Why am I mentioning these pieces of music? Because they sprang to mind earlier this afternoon as I finally started trying to figure out how to write about the aftermath of this eternal election cycle, which doesn’t even feel like it’s over yet. “What More Can I Say?” is what I’ve felt reading scores of aggrieved and fearful editorials. “Stop Thinking About It” is what I tell myself even as it’s clear that none of us can or even should stop thinking about it. To some degree, Less Talk, More Rock might be replaced with Elvis’ version of “A Little Less Conversation”: starting online fights and incessantly sharing memes or news stories (real, or fake) is the least anyone can do, going forward.

It’s still hard to believe that we’re living in a world where Donald Trump is president-elect of the United States, where every institution and safeguard imaginable seems to be crumbling. It’s difficult to drag ourselves out of bed and lunge towards whatever the day demands. It’s terrifying to confront the possibility that nothing matters, nothing is true, and that the likelihood of random bodily harm upon leaving the house seems statistically higher than it was a month or a year before. But we have to believe it, and we have to remember it, and we have to move forward, to live our lives to the fullest.

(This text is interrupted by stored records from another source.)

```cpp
static int gru_forward_impl(int E1, int H, int depth, const float* Xz, const float* Xr, const float* Xh,
                            const float* Wz_h, int ld_wz, const float* Ur, int ld_ur, const float* bu,
                            const float* Wh_h, int ld_wh, const int32_t* pred_rowptr, const int32_t* pred_col,
                            float* Hs, float* Qs, float* Ss, float* Gs, float* Zs, float* Ms, float* Rs,
                            float* wpack, int save_for_backward, const float* h_in, const unsigned char* frozen,
                            const ggpm_level_opts& o, ggpm_stream_t stream) {
    GGPM_CLEAR_STALE_ERROR();
    if (E1 <= 0 || H <= 0 || depth <= 0 || !Xz || !Xr || !Xh || !Wz_h || !Ur || !bu || !Wh_h || !pred_rowptr ||
        !pred_col || !Hs || !Qs || !wpack)
        return GGPM_ERR_ARG;
    if (save_for_backward && (!Ss || !Gs || !Zs || !Ms || !Rs)) return GGPM_ERR_ARG;
    const int Hp = ggpm_padded_hidden(H);
    if (!gru_shape_ok(Hp)) return GGPM_ERR_UNSUPPORTED;
    hipStream_t s = (hipStream_t)stream;
    const size_t HH = (size_t)Hp * Hp, slot = (size_t)E1 * Hp;
    const bool rt2 = use_rt2(o, E1, Hp, frozen != nullptr);
    const int bf16 = gate_mode(o, Hp, rt2, single_group(E1, Hp), frozen != nullptr);
    const size_t mstep = ggpm_packed_matrix_floats(Hp, bf16);
    float* pWz = wpack; float* pWh = wpack + mstep; float* pUr = wpack + 2 * mstep;
    float* pbu = wpack + 3 * ggpm_packed_matrix_slot(Hp);
    {
        GgpmPackArgs pk = {};
        pk.W[0] = Wz_h; pk.ldw[0] = ld_wz; pk.W[1] = Wh_h; pk.ldw[1] = ld_wh; pk.W[2] = Ur; pk.ldw[2] = ld_ur;
        pk.H = H; pk.Hp = Hp; pk.transpose = 0; pk.dst = wpack; pk.bias = bu; pk.bias_out = pbu; pk.bf16 = bf16;
        if (!o.weights_packed) ggpm_launch_pack(pk, 3, s);
    }
    dim3 ig(ggpm_ceil_div(Hp, 256), E1);
    const int tg0 = pick_tg(E1, Hp / 16);
    const bool gathered = o.gather_h && o.gather_idx && frozen;
    if (frozen) {
        if (h_in != Hs && !gathered) sparse_init_state<<<ig, 256, 0, s>>>(h_in, frozen, Hs, Hp);
// ... 457 lines not shown
```

### ggpm_amd/csrc/mpn_lstm.hip

```cpp
#include "tile_mma.h"
#include <cstdlib>

namespace {

constexpr int ROWS = 16;

struct LstmFwdArgs {
    int E1, Hp, tg;
    const float *Xi, *Xo, *Xu, *Xf;
    const float *Hprev, *Cprev, *Qprev;
    float *Hnew, *Cnew, *Qnew;
    float *S, *I, *O, *U, *F;
    const float *Wi, *Wo, *Wu, *Wf;
    const int32_t *rowptr, *col;
    const unsigned char* frozen;
    int fuse_b;
    int h0_zero;
    int bf16;
    int st16;
    float* Hout;
    const float *src_h, *src_c;
    const int32_t* src_idx;
};

// ... 673 lines not shown
    else if (a.bf16 == 1) { set_lds(lstm_bwd_a<1, 1>, la); lstm_bwd_a<1, 1><<<grid_a, GGPM_NWA * 64, la, s>>>(a); }
    else { set_lds(lstm_bwd_a<0, 1>, la); lstm_bwd_a<0, 1><<<grid_a, GGPM_NWA * 64, la, s>>>(a); }
    ggpm_timing_end(3, s);
    if (with_b) {
        ggpm_timing_begin(7, s, 3 * flops1);
        if (a.st16) { set_lds(lstm_bwd_b<1, 1, true>, l3); lstm_bwd_b<1, 1, true><<<grid_a, GGPM_NWA * 64, l3, s>>>(a); }
        else if (rt2) { set_lds(lstm_bwd_b<0, 2>, l3); lstm_bwd_b<0, 2><<<grid_a, GGPM_NWA * 64, l3, s>>>(a); }
        else if (a.bf16 == 2) { set_lds(lstm_bwd_b<2, 1>, l3); lstm_bwd_b<2, 1><<<grid_a, GGPM_NWA * 64, l3, s>>>(a); }
        else if (a.bf16 == 1) { set_lds(lstm_bwd_b<1, 1>, l3); lstm_bwd_b<1, 1><<<grid_a, GGPM_NWA * 64, l3, s>>>(a); }
        else { set_lds(lstm_bwd_b<0, 1>, l3); lstm_bwd_b<0, 1><<<grid_a, GGPM_NWA * 64, l3, s>>>(a); }
        ggpm_timing_end(7, s);
    }
}

}

extern "C" size_t ggpm_lstm_pack_floats(int H) {
    return 4 * ggpm_packed_matrix_slot(ggpm_padded_hidden(H));
}

static int lstm_shape_ok(int Hp) { return lds_tiles(3, Hp) <= 160 * 1024; }

namespace {
__global__ void lstm_sparse_init_state(const float* __restrict__ h_in, const float* __restrict__ c_in,
                                       const unsigned char* __restrict__ frozen, float* __restrict__ H0,
                                       float* __restrict__ C0, int Hp) {
    const int c = blockIdx.x * blockDim.x + threadIdx.x;
    const int r = blockIdx.y;
    if (c >= Hp) return;
    const size_t o = (size_t)r * Hp + c;
    H0[o] = frozen[r] ? h_in[o] : 0.f;
    C0[o] = frozen[r] ? c_in[o] : 0.f;
}
}

static int lstm_forward_impl(int E1, int H, int depth, const float* Xi, const float* Xo, const float* Xu,
                             const float* Xf, const float* Wi_h, int ld_wi, const float* Wo_h, int ld_wo,
                             const float* Wu_h, int ld_wu, const float* Wf_h, int ld_wf,
                             const int32_t* pred_rowptr, const int32_t* pred_col, float* Hs, float* Cs, float* Qs,
                             float* Ss, float* Is, float* Os, float* Us, float* Fs, float* wpack,
                             int save_for_backward, const float* h_in, const float* c_in,
                             const unsigned char* frozen, const ggpm_level_opts& o, ggpm_stream_t stream) {
    GGPM_CLEAR_STALE_ERROR();
    if (E1 <= 0 || H <= 0 || depth <= 0 || !Xi || !Xo || !Xu || !Xf || !Wi_h || !Wo_h || !Wu_h || !Wf_h ||
        !pred_rowptr || !pred_col || !Hs || !Cs || !Qs || !wpack)
        return GGPM_ERR_ARG;
    if (save_for_backward && (!Ss || !Is || !Os || !Us || !Fs)) return GGPM_ERR_ARG;
    const int Hp = ggpm_padded_hidden(H);
    if (!lstm_shape_ok(Hp) || (size_t)E1 * Hp >= ((size_t)1 << 30)) return GGPM_ERR_UNSUPPORTED;
    hipStream_t s = (hipStream_t)stream;
    const size_t HH = (size_t)Hp * Hp, slot = (size_t)E1 * Hp;
    const bool rt2 = use_rt2(o, Hp, frozen != nullptr);
    const int bf16 = gate_mode(o, Hp, rt2, pick_tg(E1, Hp / 16) >= Hp / 16, frozen != nullptr);
    const size_t mstep = ggpm_packed_matrix_floats(Hp, bf16);
    float* pWi = wpack; float* pWo = wpack + mstep; float* pWu = wpack + 2 * mstep; float* pWf = wpack + 3 * mstep;
    {
        GgpmPackArgs pk = {};
        pk.W[0] = Wi_h; pk.ldw[0] = ld_wi; pk.W[1] = Wo_h; pk.ldw[1] = ld_wo; pk.W[2] = Wu_h; pk.ldw[2] = ld_wu;
        pk.W[3] = Wf_h; pk.ldw[3] = ld_wf;
        pk.H = H; pk.Hp = Hp; pk.transpose = 0; pk.dst = wpack; pk.bias = nullptr; pk.bias_out = nullptr; pk.bf16 = bf16;
        if (!o.weights_packed) ggpm_launch_pack(pk, 4, s);
    }
    const int tg = pick_tg(E1, Hp / 16);
    const bool gathered = o.gather_h && o.gather_idx && frozen && o.gather_c;
    if (frozen) {
        dim3 ig(ggpm_ceil_div(Hp, 256), E1);
// ... 361 lines not shown
```

### include/ggpm_hip.h

```cpp
#ifndef GGPM_HIP_H
#define GGPM_HIP_H

#include <stddef.h>
#include <stdint.h>

#ifdef __cplusplus
extern "C" {
#endif

typedef void* ggpm_stream_t;

enum {
    GGPM_OK = 0,
    GGPM_ERR_ARG = 1,
    GGPM_ERR_LAUNCH = 2,
    GGPM_ERR_UNSUPPORTED = 3,
    GGPM_ERR_WORKSPACE = 4
};

enum { GGPM_ACT_NONE = 0, GGPM_ACT_RELU = 1, GGPM_ACT_TANH = 2, GGPM_ACT_SIGMOID = 3 };

int ggpm_version(void);
const char* ggpm_error_string(int code);
int ggpm_padded_hidden(int H);

int ggpm_padded_to_csr(const int64_t* padded, int rows, int width, int32_t* rowptr, int32_t* col,
                       ggpm_stream_t stream);
int ggpm_csr_transpose(const int32_t* rowptr, const int32_t* col, int rows, int ncols,
                       int32_t* rowptrT, int32_t* colT, int32_t* cursor, ggpm_stream_t stream);
int ggpm_extract_column(const int64_t* mat, int rows, int width, int column, int32_t* out,
                        ggpm_stream_t stream);

size_t ggpm_gemm_workspace_bytes(int M, int N, int K);
int ggpm_gemm(int trans_a, int trans_b, int M, int N, int K, const float* A, int lda, const float* B,
              int ldb, float* C, int ldc, int n_pad, const float* bias, int accumulate, int act,
              int zero_row0, float* splitk_ws, size_t splitk_ws_bytes, ggpm_stream_t stream);
typedef struct ggpm_gemm_problem {
    const float* A; int lda;
    const float* B; int ldb;
    float* C; int ldc; int n_pad;
    const float* bias;
    int accumulate, act, zero_row0;
} ggpm_gemm_problem;
int ggpm_gemm_grouped(int trans_a, int trans_b, int M, int N, int K, int count, const ggpm_gemm_problem* problems,
                      ggpm_stream_t stream);
size_t ggpm_gemm_grouped_splitk_workspace_bytes(int M, int N, int K, int count);
int ggpm_gemm_grouped_splitk(int trans_a, int trans_b, int M, int N, int K, int count, const ggpm_gemm_problem* problems,
                             float* ws, size_t ws_bytes, ggpm_stream_t stream);
int ggpm_gemm_ksegments(int trans_b, int M, int N, int nseg, const float* const* A, const int* lda,
                        const float* const* B, const int* ldb, const int* K, float* C, int ldc, int n_pad,
                        const float* bias, int accumulate, int act, int zero_row0, ggpm_stream_t stream);
int ggpm_gemm_tn_bf16(int M, int N, int K, const float* A, int lda, const float* B, int ldb, float* C, int ldc, float* ws,
                      size_t ws_bytes, ggpm_stream_t stream);
int ggpm_gemm_tn_bf16_applies(int M, int N, int K);
typedef struct ggpm_wgrad_item {
    const float* dpre; int ld_dpre;
    const float* x; int ld_x;
    float* dW; int ld_dw;
    float* db;
    int M, N, K;
} ggpm_wgrad_item;
int ggpm_linear_wgrads_batch(int count, const ggpm_wgrad_item* items, float* ws, size_t ws_bytes, float* csws,
                             ggpm_stream_t stream);
int ggpm_colsum(const float* A, int lda, int M, int N, float* out, float* ws, ggpm_stream_t stream);
int ggpm_act_backward(const float* dy, const float* y, int rows, int cols, int ld, int act,
                      int zero_row0, float* dpre, ggpm_stream_t stream);

int ggpm_segment_sum(const float* src, int ld_src, const int32_t* rowptr, const int32_t* col, int rows,
                     int width, float* out, int ld_out, int accumulate, int zero_to, ggpm_stream_t stream);
int ggpm_gather_rows(const float* table, int ld_table, const int32_t* idx, int rows, int width,
                     float* out, int ld_out, int col_off, int zero_to, ggpm_stream_t stream);
int ggpm_scatter_rows(const float* src, int ld_src, const int32_t* idx, int rows, int width, float* dst, int ld_dst,
                      int accumulate, ggpm_stream_t stream);
int ggpm_dropout(float* x, int rows, int cols, int ld, float p, unsigned int seed_lo, unsigned int seed_hi, int site,
                 ggpm_stream_t stream);
#define GGPM_PROP_MAX_LINEAR 5
#define GGPM_SITE_PROP_HOMO 16
#define GGPM_SITE_PROP_LUMO 20
typedef struct ggpm_prop_head {
    int n_linear;
    int width[GGPM_PROP_MAX_LINEAR + 1];
    const float* W[GGPM_PROP_MAX_LINEAR];
    const float* b[GGPM_PROP_MAX_LINEAR];
} ggpm_prop_head;
typedef struct ggpm_prop_head_grads {
    float* dW[GGPM_PROP_MAX_LINEAR];
    float* db[GGPM_PROP_MAX_LINEAR];
    int accumulate;
} ggpm_prop_head_grads;
size_t ggpm_property_heads_workspace_bytes(int B, int half, const ggpm_prop_head* homo, const ggpm_prop_head* lumo);
int ggpm_property_heads_forward(int B, const float* z, int ld, int half, const ggpm_prop_head* homo,
                                const ggpm_prop_head* lumo, const float* t_homo, const float* t_lumo, float p,
                                unsigned int seed_lo, unsigned int seed_hi, float* pred, float* loss, void* ws,
                                size_t ws_bytes, ggpm_stream_t stream);
int ggpm_property_heads_backward(int B, const float* z, int ld, int half, const ggpm_prop_head* homo,
                                 const ggpm_prop_head* lumo, const float* t_homo, const float* t_lumo, float p,
                                 const float* pred, const float* dloss, void* ws, size_t ws_bytes, float* dz, int ld_dz,
                                 int accumulate_dz, const ggpm_prop_head_grads* g_homo, const ggpm_prop_head_grads* g_lumo,
                                 ggpm_stream_t stream);
enum { GGPM_PROP_SEARCH_FIXED = 0, GGPM_PROP_SEARCH_SOFT = 1, GGPM_PROP_SEARCH_PATIENCE = 2 };
enum { GGPM_PROP_DONE = 0, GGPM_PROP_CAPPED = 1 };
int ggpm_property_latent_search(int mode, int B, const float* z, int ld, int half, const ggpm_prop_head* homo,
                                const ggpm_prop_head* lumo, const float* t_homo, const float* t_lumo, float lr, int steps,
                                float delta, float patience, float threshold, int max_steps, float* z_out, float* pred_out,
                                int32_t* steps_taken, int32_t* status, ggpm_stream_t stream);
int ggpm_adam_step(float* p, const float* g, float* m, float* v, size_t n, float lr, float beta1, float beta2, float eps,
                   float weight_decay, int step, ggpm_stream_t stream);
#define GGPM_NORM_MAX_PARTIALS 256
size_t ggpm_flat_sqnorm_workspace_bytes(size_t n);
int ggpm_flat_sqnorm_partials(const float* x, size_t n, double* partials, size_t partials_bytes, ggpm_stream_t stream);
int ggpm_flat_norm_finish(const double* partials, int n_partials, float max_norm, float* out, ggpm_stream_t stream);
#define GGPM_ADAM_MAX_GROUPS 8
typedef struct ggpm_adam_group { float lr, beta1, beta2, eps, weight_decay; } ggpm_adam_group;
int ggpm_adam_step_groups(float* p, float* g, float* m, float* v, size_t n, const uint8_t* tile_group, int n_groups,
                          const ggpm_adam_group* groups, int step, const double* partials, int n_partials, float max_norm,
                          float* clip_out, int write_clipped, ggpm_stream_t stream);
int ggpm_onehot(const int32_t* idx, int rows, int classes, float* out, int ld_out, int col_off, int zero_to,
                ggpm_stream_t stream);
int ggpm_embed_graph(const int64_t* fnode, int N1, const int64_t* fmess, int E1, int atom_size,
                     int bond_types, int max_pos, float* hnode, int ld_n, float* hmess, int ld_m,
                     ggpm_stream_t stream);

int ggpm_gru_backward_stashes(float* work, int E1, int H, int depth, float** DMP, float** DZP);
int ggpm_lstm_backward_stashes(float* work, int E1, int H, int depth, float** DI, float** DO, float** DU);
int ggpm_sum_slots(const float* src, int slots, size_t slot_floats, float* out, ggpm_stream_t stream);
int ggpm_level_bf16_storage(int E1, int H);
typedef struct ggpm_level_opts {
    int gate_dtype;
    int prefer_narrow;
    int weights_packed;
    float* defer_stash[4];
    const float* gather_h;
    const float* gather_c;
    const int32_t* gather_idx;
    float* scatter_h;
    float* scatter_c;
    const int32_t* scatter_idx;
    int skip_x_sums;
    int run_depth;
    int lo;
    int skip_bias_u;
    int skip_sparse_wgrads;
    float* h_out;
    float* c_out;
    int fixed_slot;
} ggpm_level_opts;

size_t ggpm_gru_pack_floats(int H);
int ggpm_gru_forward(int E1, int H, int depth, const float* Xz, const float* Xr, const float* Xh,
                     const float* Wz_h, int ld_wz, const float* Ur, int ld_ur, const float* bu,
                     const float* Wh_h, int ld_wh, const int32_t* pred_rowptr, const int32_t* pred_col,
                     float* Hs, float* Qs, float* Ss, float* Gs, float* Zs, float* Ms, float* Rs,
                     float* wpack, int save_for_backward, const ggpm_level_opts* opts, ggpm_stream_t stream);
size_t ggpm_gru_backward_workspace_bytes(int E1, int H, int depth);
int ggpm_gru_backward(int E1, int H, int depth, const float* Xr, const float* Wz_h, int ld_wz,
                      const float* Ur, int ld_ur, const float* Wh_h, int ld_wh,
                      const int32_t* pred_rowptr, const int32_t* pred_col, const int32_t* succ_rowptr,
                      const int32_t* succ_col, const float* Hs, const float* Qs, const float* Ss,
                      const float* Gs, const float* Zs, const float* Ms, const float* Rs, const float* dHD, float* dXz,
                      float* dXr, float* dXh, float* dWz_h, int ld_dwz, float* dUr, int ld_dur,
                      float* dbu, float* dWh_h, int ld_dwh, float* work, size_t work_bytes,
                      int weight_grads, const ggpm_level_opts* opts, ggpm_stream_t stream);
int ggpm_gru_weight_grads(int E1, int H, int depth, const float* Hs, const float* Ss, const float* Gs, float* work,
                          size_t work_bytes, float* dWz_h, int ld_dwz, float* dUr, int ld_dur, float* dbu,
                          float* dWh_h, int ld_dwh, const ggpm_level_opts* opts, ggpm_stream_t stream);
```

We must persevere, remaining humane, compassionate, and resolute. If your area is hate-crime free, recognize that’s not the case everywhere; if you see a stranger threatened and intimidated in public, it’s your duty as a person and fellow American to intervene. Organize or participate in a protest action. If you’re afraid of crowds, sign petitions, contact your elected officials, donate or pursue others ways of supporting and empowering populations who’ll likely be marginalized and oppressed by Trump administration policies or the brazen white nationalists emboldened by his Electoral College victory: African-Americans, LGBT folks, Latinos, Muslims, Jews, and immigrants. Get offline, get involved, and if you’re ready to look down your nose at this post, know that I would’ve written a version of this post even if Hillary Clinton were waiting to be sworn in. Never let anyone fool you into thinking that you’re powerless; this is the moment for anyone and everyone committed to fairness human rights to make their power felt. One of my favorite Bad Religion songs is “You Are (The Government),” which is arguably truer now than it’s been in a long time.